I have always loved personalised things. As a child, I would always search those swivelling stands for my name on keyrings, mugs, stickers. Fortunately for me, my dad was always obliging, so I would have hairbrushes and notepads with "Elizabeth" on it. My husband on the other hand has a unique name. He has to spell his name letter-by-letter to everyone, let alone find his name anywhere. He vowed that when he had kids, he would name them something more mainstream. So fast forward a few years, equipped with some embossing powder and a heat gun, I love to personalise EVERYTHING.

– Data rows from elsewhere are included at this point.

static int c1_bwd_blocks(const chap_conv_c1_bwd_params* p) {
    const long npix = (long)p->N * p->D * p->H * p->W;
    long b = (npix + 255) / 256;
    return (int)(b < 1024 ? b : 1024);
}
extern "C" size_t chap_conv_c1_bwd_ws(const chap_conv_c1_bwd_params* p) {
    const int taps = p->dims == 3 ? 27 : 9;
    return (size_t)c1_bwd_blocks(p) * (p->Cout * taps + p->Cout) * sizeof(float);
}
extern "C" int chap_conv_c1_bwd(const chap_conv_c1_bwd_params* p, void* stream) {
    CHAP_CHECK_ARG(p && p->g && p->w, "chap_conv_c1_bwd: null argument");
    CHAP_CHECK_ARG(p->Cout == 16, "chap_conv_c1_bwd: Cout=%d (only 16 built)", p->Cout);
    CHAP_CHECK_ARG(!(p->dw || p->db) || (p->ws && p->x), "chap_conv_c1_bwd: dw/db need x and ws");
    const int nb = c1_bwd_blocks(p);
    hipStream_t s = (hipStream_t)stream;
    const bool d3 = p->dims == 3, bf = p->dtype == CHAP_BF16;
    const c1_bwd_args a = {*p, nb};
    int r;
    if (bf && d3) r = chap_launch<c1_bwd_args, conv_c1_bwd_kernel<bf16_t, true, 16>, 256>(dim3(nb), dim3(256), 0, s, a, "chap_conv_c1_bwd");
    else if (bf) r = chap_launch<c1_bwd_args, conv_c1_bwd_kernel<bf16_t, false, 16>, 256>(dim3(nb), dim3(256), 0, s, a, "chap_conv_c1_bwd");
    else if (d3) r = chap_launch<c1_bwd_args, conv_c1_bwd_kernel<float, true, 16>, 256>(dim3(nb), dim3(256), 0, s, a, "chap_conv_c1_bwd");
    else r = chap_launch<c1_bwd_args, conv_c1_bwd_kernel<float, false, 16>, 256>(dim3(nb), dim3(256), 0, s, a, "chap_conv_c1_bwd");
    if (r) return r;
    if (p->dw || p->db) {
        const int taps = d3 ? 27 : 9, tot = 16 * taps + 16;
        const c1_reduce_args ra = {(const float*)p->ws, nb, taps, p->dw, p->db};
        return chap_launch<c1_reduce_args, conv_c1_reduce_kernel<16>, 256>(dim3(tot), dim3(256), 0, s, ra, "chap_conv_c1_bwd(reduce)");
    }
    return CHAP_OK;
}

__device__ __forceinline__ void bn_finalize_kernel(const chap_bn_finalize_params& P) {
    const int c = blockIdx.x * 4 + (threadIdx.x >> 6), lane = threadIdx.x & 63;
    if (c >= P.C) return;
    const int nslots = *(const int*)P.stats;
    const bool upd = P.momentum > 0.f && P.running_mean;
    const float gam = P.gamma[c], bet = P.beta[c], sft = P.stats_shift ? P.stats_shift[c] : 0.f;
    const float rm0 = upd ? P.running_mean[c] : 0.f, rv0 = upd ? P.running_var[c] : 0.f;
    const int nsub = P.Clog / P.C;
    const float* st = P.stats + CHAP_STATS_HDR;
    double s = 0.0, q = 0.0;
    constexpr int NB = CHAP_STATS_MAX_SLOTS / 64;
    for (int k = 0; k < nsub; ++k) {
        float vs[NB], vq[NB];
#pragma unroll
        for (int i = 0; i < NB; ++i) {
            const int b = lane + 64 * i;
            const float* row = st + (long)(b < nslots ? b : 0) * 2 * P.Clog + k * P.C + c;
            vs[i] = row[0]; vq[i] = row[P.Clog];
        }
#pragma unroll
        for (int i = 0; i < NB; ++i) {
            const bool ok = lane + 64 * i < nslots;
            s += ok ? (double)vs[i] : 0.0; q += ok ? (double)vq[i] : 0.0;
        }
    }
    s = wave_sum_f64(s); q = wave_sum_f64(q);
    if (lane != 0) return;
    if (c == 0 && P.num_batches_tracked && P.momentum > 0.f) *P.num_batches_tracked += 1;
    const double cnt = (double)P.count;
    const double ms = s / cnt;
    double var = q / cnt - ms * ms;
    var = var > 0.0 ? var : 0.0;
    const float mean = (float)((double)sft + ms);
    const float invstd = (float)(1.0 / sqrt(var + (double)P.eps));
    const float sc = gam * invstd;
    P.scale[c] = sc;
    P.shift[c] = bet - mean * sc;
    if (P.mean) { P.mean[c] = mean; P.invstd[c] = invstd; }
    if (upd) {
        const float unb = (float)(cnt > 1.0 ? var * cnt / (cnt - 1.0) : var);
        P.running_mean[c] = (1.f - P.momentum) * rm0 + P.momentum * mean;
        P.running_var[c] = (1.f - P.momentum) * rv0 + P.momentum * unb;
    }
}
extern "C" int chap_bn_finalize(const chap_bn_finalize_params* p, void* stream) {
    CHAP_CHECK_ARG(p && p->stats && p->gamma && p->beta && p->scale && p->shift && p->C > 0 && p->count > 0, "chap_bn_finalize: bad argument");
    CHAP_CHECK_ARG(p->Clog >= p->C && p->Clog % p->C == 0, "chap_bn_finalize: Clog=%d must be a multiple of C=%d", p->Clog, p->C);
    if (chap_lab_skip(KNOB_LAB_SKIP_BNFIN)) return CHAP_OK;
    return chap_launch<chap_bn_finalize_params, bn_finalize_kernel, 256>(dim3(cdiv(p->C, 4)), dim3(256), 0, (hipStream_t)stream, *p, "chap_bn_finalize");
}

__device__ __forceinline__ void bn_eval_kernel(const chap_bn_eval_params& P) {
    const int c = blockIdx.x * blockDim.x + threadIdx.x;
    if (c >= P.C) return;
    const float sc = P.gamma[c] * rsqrtf(P.running_var[c] + P.eps);
    P.scale[c] = sc;
    P.shift[c] = P.beta[c] - P.running_mean[c] * sc;
}
extern "C" int chap_bn_eval_affine(const chap_bn_eval_params* p, void* stream) {
    CHAP_CHECK_ARG(p && p->gamma && p->beta && p->running_mean && p->running_var && p->scale && p->shift && p->C > 0, "chap_bn_eval_affine: bad argument");
    return chap_launch<chap_bn_eval_params, bn_eval_kernel, 64>(dim3(cdiv(p->C, 64)), dim3(64), 0, (hipStream_t)stream, *p, "chap_bn_eval_affine");
}
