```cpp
__global__ void k_pack_ascii(const u8* ascii, u64 nbases_host, const u64* nbases_dev, u64* words, u32* err);
#define GASM_TILE_WG 512
template <class K> __global__ void k_tile_hist(ReadSet rs, const uint4* tinfo, int k, int bbits, u32 g, u32 n_tiles, ushort4* tcnt);
__global__ void k_tile_scan(ReadSet rs, int bbits, u32 padm, const ushort4* tcnt, u32* toff, u32* hist, u32* flags);
template <class TO> __global__ void k_scan_excl(const u32* in, TO* out, u32 n);
__global__ void k_copy_u64(const u64* a, u64* b, u32 n);
template <class K>
__global__ void k_bucket_scatter(ReadSet rs, const uint4* tinfo, int k, int bbits, u32 g, u32 padm, u32 n_tiles, const u64* bstart, const u32* toff,
                                 const ushort4* tcnt, K* keys, u64 scratch);
#define GASM_RT_MAX 16
template <class K>
__global__ void k_bucket_partition(ReadSet rs, const uint4* tinfo, int k, int bbits, u32 g, u32 padm, u32 n_tiles, const u64* bstart, u32* cursor,
                                   K* keys, u64 scratch, u32* flags);
template <class K, int TBL>
__global__ void k_bucket_dedup(K* keys, u32* mult, const u64* bstart, const u32* blen, u32* bucket_d, u32* overflow, u16* fdir, int low_bits, int dbg,
                               unsigned long long* stamps, u32* dstart);
#define GASM_BUCKET_MAX 65535
template <class K>
__global__ void k_bucket_dedup_multi(const K* keys, K* keys_out, u32* mult, const u64* bstart, u32* bucket_d, u32* overflow, u16* fdir, int low_bits);
template <class K>
__global__ void k_bucket_gather(const K* keys, const u32* mult, const u64* bstart, const u32* dstart, K* dk_key, u32* dk_cnt, u32* claim, u8* eflag,
                                u32* flags);
template <class K> __global__ void k_edge_target(GraphView gv, u32 n_segments, u32 chunks, u32* tgt, u32* claim);
__global__ void k_edge_multi(GraphView gv, u32 n_segments, u32 chunks, const u32* tgt, const u32* claim, u8* eflag);
template <class K>
__global__ void k_node_flags(GraphView gv, u32 n_segments, u32 chunks, const u32* claim, u8* eflag, u64* link, u32* clen);
__global__ void k_edge_next(GraphView gv, u32 n_segments, u32 chunks, const u32* tgt, const u8* eflag, u32* nxt, u64* link);
__global__ void k_link_jump(GraphView gv, u32 n_segments, u32 chunks, u64* link, const u32* prev_active, u32* active, int jumps, const u32* nxt,
                            u32* clen);
__global__ void k_rank_rulers(GraphView gv, u32 n_segments, u32 chunks, u64* link, u32* rtab, u32 rshift, u32* flags);
__global__ void k_rank_lds(GraphView gv, const u32* rtab, u64* link, int max_rounds, u32 rshift, u32 lds_entries, u32* flags);
__global__ void k_chain_len(const u32* nxt, const u64* link, u32* clen, const u32* n_edges_p);
__global__ void k_contig_scan(GraphView gv, const u8* eflag, const u32* clen, u32* e_cid, u64* e_coff, u32* seg_ncontig,
                              u64* seg_cbases, u32* done, u32* seg_cstart, u64* seg_bstart, const u32* flags, u32* report, u32 ticket);
__global__ void k_contig_place(GraphView gv, const u8* eflag, const u32* seg_cstart, const u64* seg_bstart, u32* e_cid, u64* e_coff,
                               u64* c_off, u32 n_segments, u32 chunks);
template <class K>
__global__ void k_contig_emit(GraphView gv, const u64* link, const u32* nxt, const u64* e_coff, u8* out, u32 n_segments, u32 chunks);

template <class K>
__global__ void k_pack_runs(const K* keys, const u32* mult, const u64* bstart, const u32* bucket_d, const u32* gb_list, const u64* dst_off, K* out_keys,
                            u32* out_cnt);
template <class K, int TBL>
__global__ void k_bucket_merge(const K* in_keys, const u32* in_cnt, const u64* run_off, const u32* run_len, u32 n_src, K* out_keys, u32* out_cnt,
                               const u64* bstart, u32* bucket_d, u32* overflow, u16* fdir, int low_bits, const u64* src_base);
__global__ void k_repack_reads(const u64* src, const u64* dir, u64* words_out);
__global__ void k_piece_positions(const u64* piece_first, const u64* piece_word_off, u32 n_pieces, u64 n_reads, u32 fixed_len, u64* pos);
__global__ void k_slice_last(const u32* a, const u64* off, u32 n, u32* out);

__global__ void k_chain_expand(const u64* cwords, const u64* c_off, const u64* sig_off, const u32* elem_contig, const u32* elem_skip, const u64* elem_pos,
                               const u64* out_off, u32 n_scaffolds, u64* out, u64 n_words);
struct ChainSigs {
    const u64* sig_off;
    const u32* elem_contig;
    const u32* elem_skip;
    const u64* elem_pos;
};
__global__ void k_str_bitonic(const u64* words, const u64* off, u32* idx, u32 n_pow2, u32 kk, u32 j, ChainSigs cs);
__global__ void k_str_bitonic_block(const u64* words, const u64* off, u32* idx, u32 n_pow2, u32 kk, u32 j0, ChainSigs cs);
__global__ void k_str_adjacent_eq(const u64* words, const u64* off, const u32* idx, u32 n, u8* same_as_prev, ChainSigs cs);
__global__ void k_unpack_ascii(const u64* words, u64 nbases, u8* out);
__global__ void k_guided_chain(PathSet ps, const unsigned long long* fx, int k, u32* g_next, u32* g_prev, u32* dbg_order);
__global__ void k_asm_match(const u64* cwords, const u64* c_off, u32 n, int k, u8* match, u8* row_any, u8* level_any);
__global__ void k_asm_merge(const u32* perm, u32 rows, u32 n, int k, const u32* clen, const u8* match, const u8* row_any, const u8* level_any,
                            const u64* cwords, const u64* c_off, u32* out_next, u8* out_ov, u32* out_heads, u32* out_nchains, u8* need_host);

__global__ void k_sim_weights(const u64* gwords, const u64* gbase, const u64* woff, u32 n_segments, int kmer, const long long* fixw, u64* w);
template <class T> __global__ void k_seg_scan_incl(T* a, const u64* off);
__global__ void k_sim_draw(const u64* cum, const u64* woff, const u64* doff, const u64* glen, u64 seed, u32 read_len, u32* start, u32* keep);
// ... 47 lines not shown
```

genomeassembler_dev_amd/csrc/kernels_build.hip:

```cpp
#include "device_utils.h"
#include "keyops.h"
#include "kernels.h"
#include "dedup_order.h"

typedef unsigned long long u64x2 __attribute__((ext_vector_type(2)));

typedef unsigned int u32x4nt __attribute__((ext_vector_type(4)));
#ifndef GASM_NO_NT
__device__ __forceinline__ uint4 stream_load16(const uint4* p) {
    const u32x4nt v = __builtin_nontemporal_load(reinterpret_cast<const u32x4nt*>(p));
    return make_uint4(v.x, v.y, v.z, v.w);
}
#define GASM_STREAM_LOAD(p) stream_load16(p)
#define GASM_STREAM_STORE(v, p) __builtin_nontemporal_store((v), (p))
#else
#define GASM_STREAM_LOAD(p) (*(p))
#define GASM_STREAM_STORE(v, p) (*(p) = (v))
#endif

__global__ void __launch_bounds__(GASM_WG) k_pack_ascii(const u8* __restrict__ ascii, u64 nbases_host, const u64* __restrict__ nbases_dev,
                                                        u64* __restrict__ words, u32* __restrict__ err) {
    const u64 nbases = nbases_dev ? *nbases_dev : nbases_host;
    const u64 nwords = (nbases + 31) / 32 + 4;
    bool ok = true;
// ... 437 lines not shown

#define GASM_SLOT_LOCKED 0xFFFFFFFFu

__device__ __forceinline__ u64x2 lds_load128(const void* p) {
    __asm__ volatile("" ::: "memory");
    return *reinterpret_cast<const u64x2*>(p);
}
__device__ __forceinline__ uint4 lds_load128u(const void* p) {
    __asm__ volatile("" ::: "memory");
    return *reinterpret_cast<const uint4*>(p);
}
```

Embossing has been around for decades and is commonly used to create a raised texture on paper craft and cards. Embossing is a very simple process to create a gorgeous result, involving inexpensive materials and tools. All you basically need is embossing glue, embossing powder and a heat gun. Since the introduction of embossing glue pens, embossing has become a popular art form amongst calligraphers and letterers as you can basically emboss on any heat resistant surface.
I started embossing words on flat surfaces; paper, card and notebooks, then eventually moved onto cannisters, vases and anything I could get my hands on! It is far simpler to emboss on flat surfaces as the embossing glue pens essentially writes like any other pen or marker, so you just write as you normally would. There are so many different ways to emboss, and so many amazing artists that do mind-blowing things with embossing, so I'm no embossing expert in comparison, but here is how I emboss my cannisters.
What you need (links are provided at the bottom of this blog):
- Embossing Glue Pen (OR for Australians, please click here for a link to an Australian eBay store I have purchased from)
- Embossing Powder (OR click here for Australians)
- Embossing Heat Tool (OR click here for Australians for a link to an Australian eBay store)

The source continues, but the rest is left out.